4 min readApr 26, 2020

Hypothesis testing is the process of using statistics to determine the probability that a specific hypothesis is true. It evaluates two mutually exclusive statements about a population to determine which statement is best supported by the sample data. The process of hypothesis testing consists of four main steps:

Step 1: Construct a Hypothesis

During this stage we formulate two hypotheses to test:

Null hypothesis (Ho): A hypothesis that proposes that the observations are a result of a pure chance and there is no effect relationship or difference between two or more groups.

Alternative hypothesis (Ha): A hypothesis that proposes that the sample observations are influenced by some non-random cause and there is an effect or difference between two or more groups. It is the claim you are trying to prove with an experiment.

Example: Sales discounts are a great way to increase revenue by attracting more customers and encouraging them to buy more items. Knowing the right way to give discounts will help the company to increase revenue. We are trying to see if a discount has an effect on the quantity of the orders and which discount has the highest effect. Let’s state the null and alternative hypotheses.

Ho: The average quantity of products ordered is the same for orders with and without a discount.

Ha: The average quantity of products ordered when a discount is given is higher than the orders without a discount.

The first thing you would do is calculate the mean quantity of the discounted products and the products without a discount. The question is, are we able to do this using the entire population? We rarely have the opportunity to work with the entire population of the data and most of the time we must obtain a sample that is representative of the population. In order to get a high-quality sample, we must check if these assumptions are satisfied.
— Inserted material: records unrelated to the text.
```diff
@@ -601,13 +613,11 @@
 
 template <int WARPS>
 __device__ __forceinline__ double ea_cta_total(const double (*part)[EA_NSUM], const double* cpart, int lane) {
+  const bool slot = lane < 28;
+  const double* src = slot ? &part[0][lane] : cpart;
+  const int stride = slot ? EA_NSUM : 1;
   double s = 0.0;
-  if (lane < 28) {
-#pragma unroll
-    for (int w2 = 0; w2 < WARPS; ++w2) s += part[w2][lane];
-  } else if (lane == 28) {
-#pragma unroll
-    for (int w2 = 0; w2 < WARPS; ++w2) s += cpart[w2];
-  }
-  return s;
-}
+#pragma unroll 4
+  for (int w2 = 0; w2 < WARPS; ++w2) s += src[w2 * stride];
+  return lane <= 28 ? s : 0.0;
+}
```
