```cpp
static void group_shard_args(pdl_ctx *c, GroupTileArgs &ga) {
    hipStream_t st = c->stream;
    std::vector<uint2> &iv = c->h_own_iv;
    iv.clear();
    bool contiguous = true;
    for (uint32_t g : c->dict_shard) {
        const uint32_t b0 = c->h_genome_row_off[g], e0 = c->h_genome_row_off[g + 1];
        if (b0 == e0) continue;
        const uint32_t first = c->h_genome_rows[b0], last = c->h_genome_rows[e0 - 1];
        if (last - first + 1 != e0 - b0) { contiguous = false; break; }
// ... 97 lines not shown
static void build_ranges(pdl_ctx *c, GroupTileArgs &ga, uint32_t grid, int mode, bool with_cost) {
    hipStream_t st = c->stream;
    uint64_t *d_scal = c->scalars.as<uint64_t>();
    const uint64_t bound = ga.n_bound, *d_us = d_scal + PDL_CTL_RANGES;
    const RangePlan plan = range_plan(c, mode);
    ev_begin(c, EV_SORT2);
    if (mode != 1) group_shard_args(c, ga);
    RangeBufs b{};
    uint64_t n_sort = bound;
    const uint64_t *d_sort_n = d_us;
    uint32_t first_bit = 0;
    if (plan.exact) {
        n_sort = std::max<uint64_t>(count_then_write(c, ga, grid, mode, plan, true, b), 1); d_sort_n = nullptr;
    } else {
        b = carve_ranges(c, plan, bound);
        set_write_targets(c, ga, b);
        if (plan.fused) {
            const uint32_t n_tiles4 = (uint32_t) ((bound + PDL_RADIX_TILE - 1) / PDL_RADIX_TILE);
            const size_t table = (size_t) PDL_RADIX_BINS * n_tiles4, tiles = (bound + GW_TILE - 1) / GW_TILE;
            c->sort_tmp.alloc((2 * table + PDL_RADIX_BINS + 3 * tiles + 1) * sizeof(uint32_t));
            uint32_t *counts = c->sort_tmp.as<uint32_t>(), *offs = counts + table, *digit_total = offs + table;
            ga.tile_sums = digit_total + PDL_RADIX_BINS; ga.th_first = ga.tile_sums + tiles; ga.th_last = ga.th_first + tiles; ga.chunk_sums = nullptr;
            const uint32_t grid4 = std::max<uint32_t>(1, std::min<uint32_t>(n_tiles4, (uint32_t) c->cus * 8));
            hipLaunchKernelGGL(k_range_count_hist, dim3(grid4), dim3(GW_THREADS), 0, st, ga, n_tiles4, counts);
            const uint32_t *totals = pdl_radix_offsets(c, counts, offs, n_tiles4, d_scal + PDL_CTL_RANGES, digit_total);
            hipLaunchKernelGGL(k_range_scatter, dim3(n_tiles4), dim3(GW_THREADS), 0, st, ga, n_tiles4, offs, b.k2b, b.pay_b, totals, d_scal + PDL_CTL_RANGES);
            PDL_HIP(hipGetLastError());
            std::swap(b.k2a, b.k2b); std::swap(b.pay_a, b.pay_b); first_bit = 8;
        } else {
            launch_range_count(c, ga, grid, mode);
            launch_range_write(c, ga, grid, mode);
        }
    }
    if (plan.packed) {
        sort_ranges_by_gene(c, b, n_sort, d_sort_n, first_bit, 0xffffffffu, with_cost);
    } else {
        pdl_sort_pairs<uint32_t>(c, b.k2a, b.k2b, b.v2a, b.v2b, n_sort, gene_id_bits(c), true, d_sort_n, 0, true);
        ev_end(c, EV_SORT2); ev_begin(c, EV_RANGES);
        c->ranges8 = nullptr; c->upper_only = mode != 0;
        c->ranges.alloc(std::max<uint64_t>(n_sort, 1) * sizeof(uint4));
        const uint32_t gblocks = (uint32_t) std::max<uint64_t>((n_sort + 255) / 256, 1);
        hipLaunchKernelGGL(k_gather_ranges, dim3(gblocks), dim3(256), 0, st, b.v2b, b.k2b, b.tuples, d_us, c->ranges.as<uint4>(), c->cost.as<unsigned long long>());
        launch_seq_offsets(c, b.k2b, 0xffffffffu, with_cost);
        ev_end(c, EV_RANGES);
    }
}

// ... 149 lines not shown
template <class KeyT>
static void rank_new_genes(pdl_ctx *c, const RankParams &rp, const uint8_t *res, const uint64_t *off, const uint64_t *kmer_off, uint32_t n, uint64_t m,
                           uint64_t n_res, KeyT *keys, uint32_t *vals) {
    hipStream_t st = c->stream;
    if (rp.hash_fallback) {
        if constexpr (sizeof(KeyT) == 8)
            hipLaunchKernelGGL(k_rank_hash<0>, dim3((n + 255) / 256), dim3(256), 0, st, res, off, kmer_off, n, rp, keys, vals, (uint32_t *) nullptr);
    } else {
        const uint64_t tiles = (m + RANK_TILE - 1) / RANK_TILE;
        hipLaunchKernelGGL((k_rank<KeyT, 0>), dim3((uint32_t) tiles), dim3(RANK_THREADS), 0, st, res, off, kmer_off, n, m, n_res, rp,
                           keys, vals, 0u, (uint32_t *) nullptr);
    }
    PDL_HIP(hipGetLastError());
}

const void *pdl_query_dictionary(pdl_ctx *c, const RankParams &rp, bool key64, const uint8_t *res, const uint64_t *off, const uint64_t *kmer_off,
                                 uint32_t n, uint64_t m, uint64_t n_res, void *keys_a, void *keys_b, uint32_t *vals_a, uint32_t *vals_b,
                                 uint32_t *recpos, uint2 *post, uint64_t *d_u) {
    return pdl_with_key(key64, [&](auto key) -> const void * {
        using KeyT = decltype(key);
        KeyT *keys_in = static_cast<KeyT *>(keys_a), *keys_out = static_cast<KeyT *>(keys_b);
        rank_new_genes<KeyT>(c, rp, res, off, kmer_off, n, m, n_res, keys_in, vals_a);
        pdl_sort_pairs<KeyT>(c, keys_in, keys_out, vals_a, vals_b, m, rp.rank_bits, false, nullptr, 0, rp.key_bits == rp.rank_bits);
        scan_and_apply(c, m, RecHead<KeyT>{keys_out, vals_b}, RecScatter<KeyT>{keys_out, vals_b, m, recpos, post}, d_u);
        return keys_out;
    });
}
const void *pdl_query_dictionary(pdl_ctx *c, const uint8_t *res, const uint64_t *off, const uint64_t *kmer_off, uint32_t n, uint64_t m,
                                 uint64_t n_res, void *keys_a, void *keys_b, uint32_t *vals_a, uint32_t *vals_b, uint32_t *recpos, uint2 *post,
                                 uint64_t *d_u) {
    return pdl_query_dictionary(c, c->rp, c->key64, res, off, kmer_off, n, m, n_res, keys_a, keys_b, vals_a, vals_b, recpos, post, d_u);
}

bool pdl_query_rekey_base_exact(const pdl_ctx *c, const char **why) {
    if (rk_exact(c->rp)) return true;
    *why = rk_why_not(c->rp);
    return false;
}
bool pdl_query_rekey_plan(pdl_ctx *c, const uint32_t letters[8], bool adopt, const char **why) {
    RkQuery q;
    if (!rk_query(c->rp, c->alpha_present, letters, q)) { *why = rk_why_not(q.up.rp); return false; }
    if (!adopt) return true;
    auto &rk = c->qb.rk;
    hipStream_t st = c->stream;
    rk.rp = q.up.rp; rk.key64 = q.up.rp.rank_bits > 32;
    rk.up = q.up.args; rk.down = q.down;
    memcpy(rk.absent, q.absent, sizeof(rk.absent));
// ... 551 lines not shown
```

### pandelos_amd/csrc/pdl_groups.h

```cpp
#pragma once
#include "pdl_common.h"
#include "pdl_scan.h"
#include "pdl_sort.h"

constexpr uint32_t HEAD_BIT = 0x80000000u;
constexpr uint32_t GT_NONE = 0xffffffffu;
constexpr uint32_t COST_LDS_GENOMES = 4096;
constexpr int GW_ROUNDS = 16, GW_TILE = GW_ROUNDS * PDL_WAVE, GW_THREADS = 256, GW_WAVES = GW_THREADS / PDL_WAVE;
constexpr uint32_t GW_MAX_IV = 2048;
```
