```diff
+                        lpmd_pairs8(v, rraw0, rraw1, n_lp, tabs, mind, maxd, lp_c, lp_d);
                     }
                     if (any_long && lp_ok && n > (uint32_t)NB) {
                         const uint8_t *__restrict__ rel = reinterpret_cast<const uint8_t *>(a.cpg_rel);
diff --git a/metheor_amd/csrc/mth_pdr_wide.hip b/metheor_amd/csrc/mth_pdr_wide.hip
--- a/metheor_amd/csrc/mth_pdr_wide.hip
+++ b/metheor_amd/csrc/mth_pdr_wide.hip
@@ -179,42 +179,7 @@
                 if (__any(lp_ok)) {
                     const uint32_t n_lp = lp_ok ? min(n, (uint32_t)PW_NB) : 0u;
                     if constexpr (PACKED) {
-                        uint32_t SQ[4], SO[4], Q[4], O[4];
-#pragma unroll
-                        for (int e = 0; e < 4; ++e) SQ[e] = __builtin_amdgcn_perm(v[2 * e + 1], v[2 * e], 0x070c030cu);
-#pragma unroll
-                        for (int e = 0; e < 3; ++e) SO[e] = __builtin_amdgcn_perm(v[2 * e + 2], v[2 * e + 1], 0x070c030cu);
-                        SO[3] = __builtin_amdgcn_perm(0u, v[7], 0x070c030cu);
-                        Q[0] = __builtin_amdgcn_perm(0u, rraw0, 0x0c010c00u); Q[1] = __builtin_amdgcn_perm(0u, rraw0, 0x0c030c02u);
-                        Q[2] = __builtin_amdgcn_perm(0u, rraw1, 0x0c010c00u); Q[3] = __builtin_amdgcn_perm(0u, rraw1, 0x0c030c02u);
-                        O[0] = __builtin_amdgcn_perm(0u, rraw0, 0x0c020c01u); O[1] = __builtin_amdgcn_perm(rraw1, rraw0, 0x0c040c03u);
-                        O[2] = __builtin_amdgcn_perm(0u, rraw1, 0x0c020c01u); O[3] = __builtin_amdgcn_perm(0u, rraw1, 0x0c0c0c03u);
-                        {
-                            const uint4 da = reinterpret_cast<const uint4 *>(&tabs.dtab[n_lp][0])[0], db = reinterpret_cast<const uint4 *>(&tabs.dtab[n_lp][0])[1];
-                            Q[0] += da.x; Q[1] += da.y; Q[2] += da.z; Q[3] += da.w; O[0] += db.x; O[1] += db.y; O[2] += db.z; O[3] += db.w;
-                        }
-                        const uint32_t KA = (0x8000u - (uint32_t)mind) * 0x10001u, KB = (0x8000u + (uint32_t)maxd) * 0x10001u;
-                        uint32_t accIN = 0, accDD = 0;
-#pragma unroll
-                        for (int g = 1; g < 8; ++g) {
-                            uint32_t orB = 0;
-#pragma unroll
-                            for (int m = 0; m < 4; ++m) {
-                                const int li = (g & 1) ? (g - 1) / 2 + m : g / 2 + m;
-                                if (li > 3) break;
-                                const uint32_t later = (g & 1) ? O[li] : Q[li], sl = (g & 1) ? SO[li] : SQ[li];
-                                const uint32_t D = later - Q[m];
-                                const uint32_t Bw = KB - D;
-                                const uint32_t IN = __builtin_amdgcn_bitop3_b32(D + KA, Bw, 0x80008000u, 0x80);
-                                const uint32_t DD = IN & (sl ^ SQ[m]);
-                                accIN += __builtin_popcount(IN);
-                                accDD += __builtin_popcount(DD);
-                                orB |= Bw;
-                            }
-                            if (!__any((orB & 0x80008000u) != 0u)) break;
-                        }
-                        a_c += accIN - accDD;
-                        a_d += accDD;
+                        lpmd_pairs8(v, rraw0, rraw1, n_lp, tabs, mind, maxd, a_c, a_d);
                     } else {
 #pragma unroll
                         for (int k = 0; k < PW_NB; ++k) r[k] = ((uint32_t)k < n_lp) ? r[k] : (int32_t)((k + 1) << 24);
diff --git a/metheor_amd/csrc/mth_tile_dev.h b/metheor_amd/csrc/mth_tile_dev.h
--- a/metheor_amd/csrc/mth_tile_dev.h
+++ b/metheor_amd/csrc/mth_tile_dev.h
@@ -1,5 +1,6 @@
 #pragma once
 #include "mth_common.h"
+#include "mth_lpmd_bytes.h"
 
 namespace mth {
 
@@ -74,8 +75,10 @@
 struct SlotTabs {
     uint32_t mtab[9][8];
     uint32_t dtab[9][8];
+    LpMask   m8[9][8];
 };
 __device__ __forceinline__ void slot_tabs_init(SlotTabs &T, const int tid) {
+    if (tid < 144) (&T.m8[0][0].w0)[tid] = lpmd_bytes_mask((uint32_t)tid >> 4, ((uint32_t)tid >> 1) & 7u, (uint32_t)tid & 1u);
     if (tid < 72) {
         const uint32_t nn = (uint32_t)tid >> 3, c = (uint32_t)tid & 7u;
         T.mtab[nn][c] = c < nn ? 0xffffffffu : 0u;
@@ -86,5 +89,54 @@
 }
 __device__ __forceinline__ uint32_t bfi(uint32_t mask, uint32_t a, uint32_t b) { return (a & mask) | (b & ~mask); }
 
+__device__ __forceinline__ void lpmd_pairs_fields16(const uint32_t (&v)[8], const uint32_t rraw0, const uint32_t rraw1, const uint32_t *drow,
+                                                    const uint32_t mind, const uint32_t maxd, uint32_t &lp_c, uint32_t &lp_d) {
+    uint32_t SQ[4], SO[4], Q[4], O[4];
+#pragma unroll
+    for (int e = 0; e < 4; ++e) SQ[e] = __builtin_amdgcn_perm(v[2 * e + 1], v[2 * e], 0x070c030cu);
+#pragma unroll
+    for (int e = 0; e < 3; ++e) SO[e] = __builtin_amdgcn_perm(v[2 * e + 2], v[2 * e + 1], 0x070c030cu);
+    SO[3] = __builtin_amdgcn_perm(0u, v[7], 0x070c030cu);
+    Q[0] = __builtin_amdgcn_perm(0u, rraw0, 0x0c010c00u); Q[1] = __builtin_amdgcn_perm(0u, rraw0, 0x0c030c02u);
+    Q[2] = __builtin_amdgcn_perm(0u, rraw1, 0x0c010c00u); Q[3] = __builtin_amdgcn_perm(0u, rraw1, 0x0c030c02u);
+    O[0] = __builtin_amdgcn_perm(0u, rraw0, 0x0c020c01u); O[1] = __builtin_amdgcn_perm(rraw1, rraw0, 0x0c040c03u);
+    O[2] = __builtin_amdgcn_perm(0u, rraw1, 0x0c020c01u); O[3] = __builtin_amdgcn_perm(0u, rraw1, 0x0c0c0c03u);
+    {
+        const uint4 da = reinterpret_cast<const uint4 *>(drow)[0], db = reinterpret_cast<const uint4 *>(drow)[1];
+        Q[0] += da.x; Q[1] += da.y; Q[2] += da.z; Q[3] += da.w; O[0] += db.x; O[1] += db.y; O[2] += db.z; O[3] += db.w;
+    }
+    const uint32_t KA = (0x8000u - mind) * 0x10001u, KB = (0x8000u + maxd) * 0x10001u;
+    uint32_t accIN = 0, accDD = 0;
+#pragma unroll
+    for (int g = 1; g < 8; ++g) {
+        uint32_t orB = 0;
+#pragma unroll
+        for (int m = 0; m < 4; ++m) {
+            const int li = (g & 1) ? (g - 1) / 2 + m : g / 2 + m;
+            if (li > 3) break;
+            const uint32_t later = (g & 1) ? O[li] : Q[li], sl = (g & 1) ? SO[li] : SQ[li];
+            const uint32_t D = later - Q[m];
+            const uint32_t Bw = KB - D;
+            const uint32_t IN = __builtin_amdgcn_bitop3_b32(D + KA, Bw, 0x80008000u, 0x80);
+            const uint32_t DD = IN & (sl ^ SQ[m]);
+            accIN += __builtin_popcount(IN);
+            accDD += __builtin_popcount(DD);
+            orB |= Bw;
+        }
+        if (!__any((orB & 0x80008000u) != 0u)) break;
+    }
+    lp_c += accIN - accDD;
+    lp_d += accDD;
+}
+
+__device__ __forceinline__ void lpmd_pairs8(const uint32_t (&v)[8], const uint32_t rraw0, const uint32_t rraw1, const uint32_t n_lp,
+                                            const SlotTabs &T, const int32_t mind, const int32_t maxd, uint32_t &lp_c, uint32_t &lp_d) {
+    if (lpmd_bytes_domain(mind, maxd))
+        lpmd_pairs_bytes(rraw0, rraw1, lpmd_state_bytes(v[0], v[1], v[2], v[3]), lpmd_state_bytes(v[4], v[5], v[6], v[7]), &T.m8[n_lp][0],
+                         (uint32_t)mind, (uint32_t)maxd, lp_c, lp_d);
+    else
+        lpmd_pairs_fields16(v, rraw0, rraw1, &T.dtab[n_lp][0], (uint32_t)mind, (uint32_t)maxd, lp_c, lp_d);
+}
+
 
 }
```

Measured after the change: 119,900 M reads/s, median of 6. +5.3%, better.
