int icpk_transform_source(icpk_ctx* ctx, const float R[9], const float t[3]) {
  if (!ctx || !R || !t) return ICPK_E_ARG;
  if (!ctx->have_src) return fail(ctx, ICPK_E_NOT_SET, "source cloud not set");
  ICPK_HIP(ctx, hipSetDevice(ctx->device));
  if (int ru = ensure_unpacked(ctx)) return ru;
  Rt rt;
  std::memcpy(rt.R, R, sizeof(rt.R));
  std::memcpy(rt.t, t, sizeof(rt.t));
  ctx->src_pristine = false;
  launch_transform(ctx->src.x(), ctx->src.y(), ctx->src.z(), ctx->src.n, rt, ctx->stream);
  ICPK_HIP(ctx, hipGetLastError());
  ctx->have_assoc = false;
  return ICPK_OK;
}

static int loop_nsum(const icpk_params* p) {
  return p->solve == ICPK_SOLVE_POINT_TO_PLANE ? NP2L : (p->solve == ICPK_SOLVE_REFERENCE ? NSUM_REF : NSUM);
}

static int device_loop_begin(icpk_ctx* ctx, const icpk_params* p, bool throttled = false, bool mirror = false,
                             bool defer = false) {
  LoopInitArgs a{};
  a.st = ctx->st_dev;
  if (throttled || mirror) {
    ctx->loop_epoch = (ctx->loop_epoch % 1000000) + 1;
    a.epoch = ctx->loop_epoch;
    a.progress = ctx->progress_dev;
    a.mirror = mirror ? ctx->st_mirror_dev : nullptr;
  }
  a.max_iterations = p->max_iterations;
  a.min_pairs = p->min_pairs;
  a.solve = p->solve;
  a.fixed_iterations = p->fixed_iterations;
  a.threshold = p->threshold;
  std::memcpy(a.last_rotation, p->last_rotation, sizeof(a.last_rotation));
  std::memcpy(a.last_translation, p->last_translation, sizeof(a.last_translation));
  if (defer) {
    ctx->pending_init = a;
    ctx->init_pending = true;
  } else {
    launch_loop_init(a, ctx->stream);
    ICPK_HIP(ctx, hipGetLastError());
  }
  const int nsum = loop_nsum(p);
  ctx->loop_nact = nsum == NSUM_REF ? NSUM_REF : NSUM;
  ctx->stop = &ctx->st_dev->done;
  ctx->st_active = ctx->st_dev;
  ctx->grid_chain = false;
  ctx->best_of_sweep.clear();
  return ICPK_OK;
}

static void device_loop_disarm(icpk_ctx* ctx) {
  ctx->init_pending = false;
  ctx->stop = nullptr;
  ctx->st_active = nullptr;
  ctx->grid_chain = false;
}

static int device_loop_finish(icpk_ctx* ctx, const icpk_params* p, float T_out[16], icpk_stats* stats,
                              const LoopState* h = nullptr) {
  device_loop_disarm(ctx);
  if (!h) h = ctx->st_host;
  const int k = h->sweeps;
  if (k >= 1 && k <= (int)ctx->best_of_sweep.size()) {
    nn_key_t* fin = ctx->best_of_sweep[k - 1];
    if (fin != ctx->best) {
      ctx->seed = ctx->best;
      ctx->best = fin;
    }
  }
  ctx->have_seed_m = false;
  const int it = h->iterations;
  if (p->solve == ICPK_SOLVE_REFERENCE) {
    for (int r = 0; r < 3; ++r) {
      for (int c = 0; c < 3; ++c) T_out[4 * r + c] = h->Trot[3 * r + c];
      T_out[4 * r + 3] = h->offset[r];
    }
  } else {
    for (int r = 0; r < 3; ++r)
      for (int c = 0; c < 4; ++c) T_out[4 * r + c] = (float)h->Tk[4 * r + c];
  }
  T_out[12] = T_out[13] = T_out[14] = 0.f;
  T_out[15] = 1.f;
  ctx->trace_R.assign(h->trace_R, h->trace_R + 9 * it);
  ctx->trace_t.assign(h->trace_t, h->trace_t + 3 * it);
  ctx->trace_mse.assign(h->trace_mse, h->trace_mse + it);
  ctx->trace_pairs.assign(h->trace_pairs, h->trace_pairs + it);
  if (stats) {
    stats->iterations = it;
    stats->status = h->status;
    stats->final_pairs = (int32_t)h->pairs;
    stats->final_mse = h->mse;
    stats->nn_launches = k;
  }
  return h->status;
}

static int wait_loop_progress(icpk_ctx* ctx, int steps, bool* exited) {
  volatile int* pr = ctx->progress;
  const int e = ctx->loop_epoch;
  auto look = [&]() -> int {
    if (steps < 0) return __atomic_load_n(&pr[2], __ATOMIC_ACQUIRE) == ((e << 1) | 1) ? 1 : 0;
    const int w0 = __atomic_load_n(&pr[0], __ATOMIC_ACQUIRE), w1 = pr[1];
    if ((w1 >> 2) == e && (w1 & 1)) return 1;
    return ((w0 >> 10) == e && (w0 & 1023) >= steps) ? 2 : 0;
  };
  auto t_query = std::chrono::steady_clock::now() + std::chrono::milliseconds(20);
  for (unsigned spin = 1;; ++spin) {
    const int got = look();
    if (got) {
      *exited = got == 1;
      return ICPK_OK;
    }
    __builtin_ia32_pause();
    if ((spin & 0x3ff) != 0) continue;
    std::this_thread::yield();
    const auto now = std::chrono::steady_clock::now();
    if (now < t_query) continue;
    t_query = now + std::chrono::milliseconds(20);
    const hipError_t q = hipStreamQuery(ctx->stream);
    if (q == hipSuccess) {
      const int fin = look();
      if (!fin) return fail(ctx, ICPK_E_HIP, "device loop made no progress");
      *exited = fin == 1;
      return ICPK_OK;
    }
    if (q != hipErrorNotReady) return fail(ctx, ICPK_E_HIP, hipGetErrorString(q));
  }
}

Step 2: Set the Significance Level (α)

The significance level (denoted by the Greek letter α) is the probability threshold that determines when you reject the null hypothesis. Often, researchers choose a significant level of 0.01, 0.05, or 0.10, but any value between 0 and 1 can be used. Setting the significant level α = 0.01 means that there is a 1% chance that you will accept your alternative hypothesis when your null hypothesis is actually true.

For our example, we will set a significant level of α = 0.05.

Step 3: Calculate the Test Statistic and P-Value

Computed from sample data, the test might be:

T-Test: To compare the mean of two given samples.

ANOVA Test: To compare three or more samples with a single test.

Chi-Square: To compare categorical variables.

Pearson Correlation: To compare two continuous variables.

Given a test statistic, we can assess the probabilities associated with the test statistic which is called a p-value. P-value is the probability that a test statistic at least as significant as the one observed would be obtained assuming that the null hypothesis was true. The smaller the p-value, the stronger the evidence against the null hypothesis. Here is the python code to use for the welch’s t-test. The Github link for the entire project can be found here.

To run the t-test for our example, first, we need to import stats from Scipy.

Step 4: Drawing a Conclusion

Compare the calculated p-value with the given level of significance α. if the p-value is less than or equal to α, we reject the null hypothesis and if it is greater than α, we fail to reject the null hypothesis.

In the above example, since our p-value is less than 0.05, we reject the null hypothesis and conclude that giving a discount has an effect on the quantity of the orders.

Decision Errors:

when we decide to reject or fail to reject the null hypothesis, two types of errors might occur.

Type I error: A Type I error occurs when we reject a null hypothesis when it is true. The probability of committing a Type I error is the significance level α.

Type II error. A Type II error occurs when we fail to reject a null hypothesis that is false. The probability of committing a Type II error is called Beta and is often denoted by β. The probability of not committing a Type II error is called the Power of the test.